Acerca de este tema, Erika Sánchez Soto, Gerente de Marca RC Control en Recurso Confiable, habló a detalle en el episodio más reciente de nuestro podcast Ruta TyT. La especialista compartió que el hecho de que las compañías sean las que asuman la responsabilidad de capacitar a su personal les permite poner énfasis en los aspectos que quieren resaltar, brindar mayor vigilancia, inculcar desde un inicio los principios y valores de la organización y tener mayor control de la calidad del talento que siembran en el sector. 

Erika Sánchez destacó que la capacitación debe ser continúa, para mantener a los operadores actualizados con base en las nuevas tecnologías, regulaciones y técnicas de manejo; atender las áreas de oportunidad que presenten en sus evaluaciones y seguir desarrollando sus habilidades.
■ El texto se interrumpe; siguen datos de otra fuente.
# joshbeal/mira

Measured on AMD Instinct MI355X. Metric: bn256_g1_msm_throughput, higher is better.
Workload: dtype u256 mod p (9 x 29-bit limbs in u32/u64, Montgomery)

## Files before the change

mira_amd/csrc/msm_host.cuh:

```cuda
#pragma once
#include "ctx.h"
#ifndef MSM_DIGITS_BLOCK
#define MSM_DIGITS_BLOCK 256
#endif
#include "msm_kernels.cuh"
#include "table_kernels.cuh"
#include "sort_kernels.cuh"
#include "reduce_kernels.cuh"
#include "host_field.hpp"
#include <cerrno>
#include <thread>
#include <unistd.h>

#ifdef MIRA_CPU_EMU
static constexpr uint32_t FIXUP_HEAVY_GRID = 4;
static constexpr uint32_t FIXUP_HEAVY_BLOCKS = 1;
#else
#ifndef MIRA_FIXUP_HEAVY_BLOCKS
#define MIRA_FIXUP_HEAVY_BLOCKS 256
#endif
static constexpr uint32_t FIXUP_HEAVY_BLOCKS = MIRA_FIXUP_HEAVY_BLOCKS;
static constexpr uint32_t FIXUP_HEAVY_GRID = 1024;
#endif

static constexpr uint32_t SCAN_OWN_PREFIX_TILES = 32;
static constexpr uint32_t SCAN_SOLO_TILES = 2;
static inline bool reduce_with_quads(uint64_t work_items) { return work_items * 4 <= 98304; }
#ifdef MIRA_CPU_EMU
static constexpr uint32_t SET_FINISH_BLOCK = 32;
#else
static constexpr uint32_t SET_FINISH_BLOCK = 256;
#endif

static inline std::vector<size_t> host_chunks(size_t n, size_t min_n) {
    std::vector<size_t> ends;
    if (n < min_n) { ends.push_back(n); return ends; }
    size_t done = 0, step = std::max<size_t>(1, min_n / 2);
    while (done < n) {
        size_t len = std::min(step, n - done);
        if (n - done - len < step / 2) len = n - done;
        done += len;
        ends.push_back(done);
        if (step < 4 * std::max<size_t>(1, min_n / 2)) step <<= 1;
    }
    return ends;
}

template <class F, class FS>
static int msm_launch_body(const Bases &bs, size_t first, const void *d_scalars, const void *h_scalars, size_t n, const MsmPlan &p,
                           uint64_t *host_windows );
template <class F, class FS>
static int msm_launch(const Bases &bs, size_t first, const void *d_scalars, const void *h_scalars, size_t n, const MsmPlan &p,
                      uint64_t *host_windows) {
    const uint32_t hist_sel_before = g.hist_sel;
    const int rc = msm_launch_body<F, FS>(bs, first, d_scalars, h_scalars, n, p, host_windows);
    if (rc != MIRA_OK) {
        if (g.copy_stream) (void)rt_sync(g.copy_stream);
        (void)rt_sync(g.stream);
        (void)rt_last();
        if (p.stats && g.hist_dev.p) {
            (void)rt_memset(g.hist_dev.p, 0, 2048, g.stream);
            (void)rt_sync(g.stream);
            g.hist_sel = hist_sel_before;
        }
    }
    return rc;
}
template <class F, class FS>
static int msm_launch_body(const Bases &bs, size_t first, const void *d_scalars, const void *h_scalars, size_t n, const MsmPlan &p,
                           uint64_t *host_windows ) {
    int rc;
    const size_t mult = p.glv ? 2 : 1;
    const size_t host_min = tuned(MIRA_TUNE_HOST_CHUNK_MIN_N, (size_t)1 << 19);
    std::vector<size_t> ends;
    if (h_scalars && p.count == 1) ends = host_chunks(n, host_min);
    else if (p.h_batch) {
        for (size_t e : host_chunks(n * p.count, host_min)) ends.push_back(std::min(n, (e + p.count - 1) / p.count));
        ends.back() = n;
        ends.erase(std::unique(ends.begin(), ends.end()), ends.end());
    } else ends = {n};
    {
        const uint64_t pass_entries = (1ull << tuned(MIRA_TUNE_PASS_ENTRIES_LOG, 32)) - 1;
        const size_t max_chunk = std::max<size_t>(64, (size_t)(pass_entries / ((uint64_t)mult * p.Wt)) / 64 * 64);
        std::vector<size_t> cut;
        for (size_t k = 0, lo = 0; k < ends.size(); lo = ends[k++])
            for (size_t at = lo; at < ends[k];) { at = std::min(ends[k], at + max_chunk); cut.push_back(at); }
        ends.swap(cut);
    }
    size_t nmax = 0;
    for (size_t k = 0, lo = 0; k < ends.size(); lo = ends[k++]) nmax = std::max(nmax, ends[k] - lo);
    nmax *= mult;
    const size_t entries_max = nmax * p.Wt;
    if ((rc = g.digits.ensure(entries_max * 2))) return rc;
    if ((rc = g.counts.ensure(((size_t)p.NB + 1) * 4))) return rc;
    if ((rc = g.offsets.ensure(((size_t)p.NB + 1) * 4))) return rc;
    if ((rc = g.cursor.ensure(((size_t)p.NB + 1) * 4))) return rc;
    const uint32_t scan_blocks = ceil_div(p.NB, SCAN_TILE);
    if (scan_blocks > 1024) { set_error("window configuration exceeds the scan capacity"); return MIRA_E_UNSUPPORTED; }
    if ((rc = g.block_sums.ensure(1024 * 4))) return rc;
    if ((rc = g.sorted_idx.ensure(entries_max * 4 + 8))) return rc;
    const size_t staged_min_n = tuned(MIRA_TUNE_STAGED_MIN_N, (size_t)1 << 19);
    if (nmax * p.count >= staged_min_n && p.c >= 9) {
        if ((rc = g.part.ensure(entries_max * 8 + 8))) return rc;
        if ((rc = g.coarse_offsets.ensure(((size_t)p.Wt * 512 + 1) * 4))) return rc;
    }
    if ((rc = g.bucket_sums.ensure((size_t)p.NB * XYZZ29_BYTES))) return rc;
    if ((rc = g.head_part.ensure((size_t)p.T * XYZZ29_BYTES))) return rc;
    if ((rc = g.tail_part.ensure((size_t)p.T * XYZZ29_BYTES))) return rc;
    if ((rc = g.tail_key.ensure((size_t)p.T * 4))) return rc;
    if ((rc = g.heavy.ensure(64 + ((size_t)p.T / 2 + 8) * 32 + ((size_t)p.T / 4 + 8) * 16))) return rc;
    if ((rc = g.heavy_out.ensure(((size_t)p.T / 2 + 8) * XYZZ29_BYTES))) return rc;
    const size_t node_points = ((size_t)p.nsets << p.gamma) * (p.kappa + 2);
    if ((rc = g.chunks.ensure(node_points * XYZZ29_BYTES))) return rc;
    if ((rc = g.window_sums.ensure((size_t)p.nsets * p.pieces * 128 + 1024))) return rc;
#ifndef MIRA_CPU_EMU
    if (h_scalars || p.h_batch) {
        if (!g.copy_stream) RT_CHECK(hipStreamCreateWithFlags(&g.copy_stream, hipStreamNonBlocking));
        while (g.copy_events.size() < ends.size()) {
            hipEvent_t e;
            RT_CHECK(hipEventCreateWithFlags(&e, hipEventDisableTiming));
            g.copy_events.push_back(e);
        }
    }
#endif

    hipStream_t st = g.stream;
    uint32_t *heavy_count = reinterpret_cast<uint32_t *>(g.heavy.p);
    U4 *heavy_runs = reinterpret_cast<U4 *>(heavy_count + 16);
    U4 *heavy_subs = heavy_runs + ((size_t)p.T / 4 + 4);
    U4 *heavy_meds = reinterpret_cast<U4 *>(reinterpret_cast<unsigned char *>(g.heavy.p) + 64 + ((size_t)p.T / 2 + 8) * 32);
    uint32_t *plan = heavy_count + 2;
    uint32_t *no_u32 = nullptr;
    unsigned char *no_u8 = nullptr;
    const uint32_t fine_bits = (p.c - 1) - std::min<uint32_t>(p.c - 1, 8);
    const uint32_t CB = p.B >> fine_bits;

    tm_begin();
    uint32_t *hist = nullptr, *hist_clear = nullptr;
    if (p.stats) {
        if (!g.hist_dev.p) {
            if ((rc = g.hist_dev.ensure(2048))) return rc;
            RT_CHECK(rt_memset(g.hist_dev.p, 0, 2048, st));
            g.hist_sel = 0;
        }
        hist = reinterpret_cast<uint32_t *>(g.hist_dev.p) + 256 * g.hist_sel;
        hist_clear = reinterpret_cast<uint32_t *>(g.hist_dev.p) + 256 * (g.hist_sel ^ 1u);
        g.hist_sel ^= 1u;
    }
    for (size_t k = 0, lo = 0; k < ends.size(); lo = ends[k++]) {
        const size_t ns = ends[k] - lo, nc = ns * mult, entries = nc * p.Wt;
        const unsigned char *sc = reinterpret_cast<const unsigned char *>(d_scalars) + (p.h_batch ? lo * p.count : lo) * 32;
        const uint64_t stride_k = p.h_batch ? (uint64_t)ns : (uint64_t)p.stride;
        const unsigned char *bases = p.shared ? reinterpret_cast<const unsigned char *>(p.shared_tables)
                                   : p.glv  ? reinterpret_cast<const unsigned char *>(p.glv_bases) + (first + lo) * 128
                                            : reinterpret_cast<const unsigned char *>(bs.d) + (first + lo) * 64;
        const uint32_t wgroup = p.shared ? p.W : 1u, idx_stride = p.shared ? (uint32_t)p.table_n : 0u, idx_first = p.shared ? (uint32_t)(first + lo) : 0u;
        const uint32_t add = k ? 1u : 0u;
        if (h_scalars || p.h_batch) {
            hipStream_t cs = g.copy_stream ? g.copy_stream : st;
            if (p.h_batch)
                for (uint32_t b = 0; b < p.count; b++)
                    RT_CHECK(rt_h2d(const_cast<unsigned char *>(sc) + (size_t)b * ns * 32, reinterpret_cast<const unsigned char *>(p.h_batch[b]) + lo * 32, ns * 32, cs));
            else
                RT_CHECK(rt_h2d(const_cast<unsigned char *>(sc), reinterpret_cast<const unsigned char *>(h_scalars) + lo * 32, ns * 32, cs));
            if (cs != st) RT_CHECK(rt_stream_wait(st, cs, g.copy_events[k]));
        }
        const uint32_t tile = (std::max<uint32_t>(1024, ceil_div(nc, std::max<uint32_t>(1, MSM_HIST_WGS / p.Wt))) + 1023) / 1024 * 1024, ntiles = ceil_div(nc, tile);
        const bool staged = nc * p.count >= staged_min_n && p.c >= 9;
        if (p.glv)
            LAUNCH((k_digits<FS, true>), dim3(ceil_div(ns, MSM_DIGITS_BLOCK), p.count), MSM_DIGITS_BLOCK, 0, st, sc, (uint32_t)ns, stride_k, p.c, p.W,
                   reinterpret_cast<int16_t *>(g.digits.p), reinterpret_cast<uint32_t *>(g.counts.p), p.NB + 1, hist, hist_clear);
        else
        LAUNCH(k_digits<FS>, dim3(ceil_div(nc, MSM_DIGITS_BLOCK), p.count), MSM_DIGITS_BLOCK, 0, st, sc, (uint32_t)nc, stride_k, p.c, p.W,
               reinterpret_cast<int16_t *>(g.digits.p), reinterpret_cast<uint32_t *>(g.counts.p), p.NB + 1, hist, hist_clear);
        tm_mark("digits");
        LAUNCH_BARRIER_FLEX(k_hist, dim3(ntiles, p.Wt), 1024, (size_t)p.B * 4, st, reinterpret_cast<const int16_t *>(g.digits.p), (uint32_t)nc,
                       p.B, tile, reinterpret_cast<uint32_t *>(g.counts.p), wgroup);
        tm_mark("hist");
        if (scan_blocks <= SCAN_SOLO_TILES) {
            LAUNCH_BARRIER(k_scan_c<SCAN_SOLO>, 1, SCAN_BLOCK, 0, st, reinterpret_cast<const uint32_t *>(g.counts.p), p.NB,
                           reinterpret_cast<const uint32_t *>(g.block_sums.p), reinterpret_cast<uint32_t *>(g.offsets.p),
                           reinterpret_cast<uint32_t *>(g.cursor.p), staged ? reinterpret_cast<uint32_t *>(g.coarse_offsets.p) : no_u32, fine_bits,
                           plan, p.lanes, p.L, heavy_count, add ? no_u8 : reinterpret_cast<unsigned char *>(g.bucket_sums.p));
        } else if (scan_blocks <= SCAN_OWN_PREFIX_TILES) {
            LAUNCH_BARRIER(k_scan_c<SCAN_OWN_PREFIX>, scan_blocks, SCAN_BLOCK, 0, st, reinterpret_cast<const uint32_t *>(g.counts.p), p.NB,
                           reinterpret_cast<const uint32_t *>(g.block_sums.p), reinterpret_cast<uint32_t *>(g.offsets.p),
                           reinterpret_cast<uint32_t *>(g.cursor.p), staged ? reinterpret_cast<uint32_t *>(g.coarse_offsets.p) : no_u32, fine_bits,
                           plan, p.lanes, p.L, heavy_count, add ? no_u8 : reinterpret_cast<unsigned char *>(g.bucket_sums.p));
        } else {
        LAUNCH_BARRIER(k_scan_a, scan_blocks, SCAN_BLOCK, 0, st, reinterpret_cast<const uint32_t *>(g.counts.p), p.NB,
                       reinterpret_cast<uint32_t *>(g.block_sums.p));
        LAUNCH_BARRIER(k_scan_b, 1, 1024, 0, st, reinterpret_cast<uint32_t *>(g.block_sums.p), scan_blocks);
        LAUNCH_BARRIER(k_scan_c<SCAN_BLOCK_SUMS>, scan_blocks, SCAN_BLOCK, 0, st, reinterpret_cast<const uint32_t *>(g.counts.p), p.NB,
                       reinterpret_cast<const uint32_t *>(g.block_sums.p), reinterpret_cast<uint32_t *>(g.offsets.p),
                       reinterpret_cast<uint32_t *>(g.cursor.p), staged ? reinterpret_cast<uint32_t *>(g.coarse_offsets.p) : no_u32, fine_bits,
                       plan, p.lanes, p.L, heavy_count, add ? no_u8 : reinterpret_cast<unsigned char *>(g.bucket_sums.p));
        }
        tm_mark("scan");
        if (staged) {
            if (p.shared)
                LAUNCH_BARRIER((k_stage1<int16_t, true, STAGE_TILE_PW>), dim3(ceil_div(nc, STAGE_TILE_PW), p.Wt), 1024, (size_t)STAGE_TILE_PW * 8, st, reinterpret_cast<const int16_t *>(g.digits.p),
                                    (uint32_t)nc, p.B, fine_bits, CB, idx_stride, idx_first, wgroup, reinterpret_cast<uint32_t *>(g.coarse_offsets.p), reinterpret_cast<U2 *>(g.part.p));
            else
                LAUNCH_BARRIER((k_stage1<int16_t, false, STAGE_TILE_PW>), dim3(ceil_div(nc, STAGE_TILE_PW), p.Wt), 1024, (size_t)STAGE_TILE_PW * 8, st, reinterpret_cast<const int16_t *>(g.digits.p),
                                    (uint32_t)nc, p.B, fine_bits, CB, 0u, 0u, 1u, reinterpret_cast<uint32_t *>(g.coarse_offsets.p), reinterpret_cast<U2 *>(g.part.p));
            tm_mark("sort_level1");
            LAUNCH_BARRIER((k_stage2<STAGE_TILE_PW, STAGE_MAX_KEYS2_PW>), ceil_div(entries, STAGE_TILE_PW), 1024, (size_t)STAGE_TILE_PW * 6, st, reinterpret_cast<const U2 *>(g.part.p),
                                reinterpret_cast<const uint32_t *>(g.offsets.p) + p.NB, fine_bits, reinterpret_cast<uint32_t *>(g.cursor.p),
                                reinterpret_cast<uint32_t *>(g.sorted_idx.p));
        } else
            LAUNCH_BARRIER_FLEX(k_scatter, dim3(ntiles, p.Wt), 1024, (size_t)p.B * 4, st, reinterpret_cast<const int16_t *>(g.digits.p),
                       (uint32_t)nc, p.B, tile, reinterpret_cast<uint32_t *>(g.cursor.p), reinterpret_cast<uint32_t *>(g.sorted_idx.p), wgroup, idx_stride, idx_first);
        tm_mark("scatter");
        if (add)
            LAUNCH((k_accumulate<F, true>), ceil_div(p.T, 128), 128, 0, st, reinterpret_cast<const uint32_t *>(g.sorted_idx.p),
                   reinterpret_cast<const uint32_t *>(g.offsets.p), p.NB, bases, (const uint32_t *)plan,
                   reinterpret_cast<unsigned char *>(g.bucket_sums.p), reinterpret_cast<unsigned char *>(g.head_part.p),
                   reinterpret_cast<unsigned char *>(g.tail_part.p), reinterpret_cast<uint32_t *>(g.tail_key.p), heavy_count, heavy_runs, heavy_subs, heavy_meds);
        else
            LAUNCH((k_accumulate<F, false>), ceil_div(p.T, 128), 128, 0, st, reinterpret_cast<const uint32_t *>(g.sorted_idx.p),
                   reinterpret_cast<const uint32_t *>(g.offsets.p), p.NB, bases, (const uint32_t *)plan,
                   reinterpret_cast<unsigned char *>(g.bucket_sums.p), reinterpret_cast<unsigned char *>(g.head_part.p),
                   reinterpret_cast<unsigned char *>(g.tail_part.p), reinterpret_cast<uint32_t *>(g.tail_key.p), heavy_count, heavy_runs, heavy_subs, heavy_meds);
        tm_mark("accumulate");
        const uint32_t fix_by_bucket = p.NB < p.T ? p.NB : 0u;
        const uint32_t fix_items = fix_by_bucket ? fix_by_bucket : p.T;
        LAUNCH_BARRIER(k_fixup_all<F>, FIXUP_HEAVY_BLOCKS + ceil_div(fix_items, HEAVY_BLOCK_A / 4), HEAVY_BLOCK_A, 0, st, FIXUP_HEAVY_BLOCKS, (const uint32_t *)plan,
                       reinterpret_cast<const uint32_t *>(g.offsets.p), reinterpret_cast<const unsigned char *>(g.head_part.p), reinterpret_cast<const unsigned char *>(g.tail_part.p),
                       reinterpret_cast<const uint32_t *>(g.tail_key.p), reinterpret_cast<unsigned char *>(g.bucket_sums.p), fix_by_bucket,
                       (const uint32_t *)heavy_count, (const U4 *)heavy_subs, (const U4 *)heavy_runs, reinterpret_cast<unsigned char *>(g.heavy_out.p), (const U4 *)heavy_meds);
        LAUNCH_BARRIER(k_fixup_heavy_b<F>, (FIXUP_HEAVY_GRID + 3) / 4, HEAVY_BLOCK_B, 0, st, (const uint32_t *)heavy_count, (const U4 *)heavy_runs,
                       reinterpret_cast<const unsigned char *>(g.heavy_out.p), reinterpret_cast<const unsigned char *>(g.tail_part.p),
                       reinterpret_cast<unsigned char *>(g.bucket_sums.p));
        tm_mark("fixup");
    }
    PieceCfg pc;
    pc.P = p.pieces;
    for (uint32_t i = 0; i <= 8; i++) pc.start[i] = piece_start(p.cb, p.pieces, std::min(i, p.pieces));
    const uint32_t tree_groups = p.nsets << p.gamma, npts = p.nsets * p.pieces;
    const size_t lds_a = ((size_t)2 << p.kappa) * XYZZ29_BYTES, lds_b = ((size_t)(p.kappa + 2) << p.gamma) * XYZZ29_BYTES;
    if (p.rquad)
        LAUNCH_BARRIER((k_bucket_tree<F, true>), tree_groups, std::max(4u, 4u << p.kappa), lds_a, st, reinterpret_cast<const unsigned char *>(g.bucket_sums.p),
                       p.lambda, p.kappa, reinterpret_cast<unsigned char *>(g.chunks.p));
    else
        LAUNCH_BARRIER((k_bucket_tree<F, false>), tree_groups, std::max(4u, 1u << p.kappa), lds_a, st, reinterpret_cast<const unsigned char *>(g.bucket_sums.p),
                       p.lambda, p.kappa, reinterpret_cast<unsigned char *>(g.chunks.p));
    tm_mark("reduce_chunks");
    uint32_t *no_ctr = nullptr;
    uint64_t *no_flag = nullptr;
    if (g.windows_dst) {
        LAUNCH_BARRIER(k_set_finish<F>, p.nsets, SET_FINISH_BLOCK, lds_b, st, reinterpret_cast<const unsigned char *>(g.chunks.p), p.kappa + 2, p.gamma, p.lambda, pc,
                       reinterpret_cast<unsigned char *>(g.window_sums.p), (const uint32_t *)hist, no_ctr, no_flag, (uint64_t)0);
        tm_mark("window_sum");
        RT_CHECK(rt_last());
        RT_CHECK(rt_d2d(g.windows_dst, g.window_sums.p, (size_t)npts * 128, st));
        RT_CHECK(rt_sync(st));
    } else {
        const size_t bytes = (size_t)npts * 128 + 1024, flag_at = (bytes + 63) / 64 * 64;
        if (g.out_host_cap < flag_at + 64) {
            RT_CHECK(rt_sync(st));
            if (g.out_host) (void)rt_host_free(g.out_host);
            g.out_host = g.out_host_dev = nullptr; g.out_host_cap = 0;
            RT_CHECK(rt_host_alloc_mapped(reinterpret_cast<void **>(&g.out_host), reinterpret_cast<void **>(&g.out_host_dev), flag_at + 64 + 4096));
            g.out_host_cap = flag_at + 64 + 4096;
        }
        if (!g.finish_ctr.p) {
            if ((rc = g.finish_ctr.ensure(64))) return rc;
            RT_CHECK(rt_memset(g.finish_ctr.p, 0, 64, st));
        }
        uint64_t *flag_host = reinterpret_cast<uint64_t *>(g.out_host + flag_at);
        const uint64_t stamp = ++g.out_stamp;
        __atomic_store_n(flag_host, (uint64_t)0, __ATOMIC_RELEASE);
        LAUNCH_BARRIER(k_set_finish<F>, p.nsets, SET_FINISH_BLOCK, lds_b, st, reinterpret_cast<const unsigned char *>(g.chunks.p), p.kappa + 2, p.gamma, p.lambda, pc,
                       g.out_host_dev, (const uint32_t *)hist, reinterpret_cast<uint32_t *>(g.finish_ctr.p), reinterpret_cast<uint64_t *>(g.out_host_dev + flag_at), stamp);
        tm_mark("window_sum");
        RT_CHECK(rt_last());
        if (g.tm.enabled || (size_t)n * p.count > ((size_t)1 << 21)) RT_CHECK(rt_sync(st));
        RT_CHECK(rt_wait_flag(flag_host, stamp, st));
        memcpy(host_windows, g.out_host, (size_t)npts * 128);
        if (p.stats) memcpy(g.hist_host, g.out_host + (size_t)npts * 128, 1024);
    }
    tm_end();
    return MIRA_OK;
}
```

No obstante, dijo, al cabo de un periodo inicial de entre seis y 12 meses, es posible que los conductores comiencen a integrarse a las actividades de la empresa para ir tomando la confianza y experiencia que requieren.

Como parte de las recomendaciones ofrecidas por la experta, se encuentra el hecho de que las empresas de autotransporte tengan muy claros los objetivos de la capacitación impartida, los indicadores de desempeño que tomarán en cuenta para medir la efectividad de sus programas y brindar el seguimiento óptimo a su personal para promover un óptimo resultado.

Te invitamos a escuchar el nuevo episodio de nuestro podcast Ruta TyT: 

Manifestó que entre los principales retos que las empresas pueden experimentar en este proceso está el tema económico, pues la capacitación trae consigo una importante inversión para contar con los instructores necesarios y la infraestructura para garantizar una preparación adecuada.

De igual forma, dijo, es necesario tener en cuenta la curva de aprendizaje y la responsabilidad que implica asumir la formación de nuevos valores que se integrarán a la operación de los vehículos pesados. 

En los últimos años, la participación de la mujer ha ido cobrando relevancia en este sector, lo que de acuerdo con la especialista de Recurso Confiable, ha requerido la apertura de las empresas y la atención en aspectos que privilegien condiciones seguras y favorables para que las operadores desempeñen su labor.  

Otro aspecto que hay que tomar en cuenta es la salud mental de las y los operadores, Erika Sánchez expresó que es un tema al que debe dársele mayor apertura, pues incide directamente en el desempeño del personal. 

Al respecto, sostuvo que es importante que las empresas apuesten por profesionales que brinden apoyo psicológico a los operadores y que todo el personal que está en contacto con ellos tenga la empatía para detectar señales de alerta de que algo no anda bien, pues muchas veces, los conductores no tienen la apertura para expresar sus emociones o inquietudes pues lo ven como un signo de debilidad. 

Sin embargo, dijo, es clave atender de forma oportuna problemas de estrés, ansiedad o situaciones que afecten su concentración y bienestar, a fin de que puedan realizar su trabajo de forma óptima y con la atención que esta labor demanda para evitar los accidentes y riesgos de trabajo. 

Otro de los temas abordados por la especialista en este episodio del podcast es la convivencia entre los  nuevos operadores y aquellos que ya suman varios años de experiencia. La clave, compartió Erika Sánchez, es promover una buena sinergia en la que cada generación pueda aportar sus principales atributos.

De los nuevos valores, la experta destacó su gusto por la tecnología, su facilidad para interactuar con las apps y las herramientas digitales; así como el balance que buscan promover entre su labor y la vida personal. 

En tanto, los operadores de mayor antigüedad pueden aportar su experiencia y su amplio conocimiento de las rutas y de la labor que realizan, así como su habilidad que han desarrollado para identificar situaciones de riesgo y por supuesto la pasión que sienten por el autotransporte.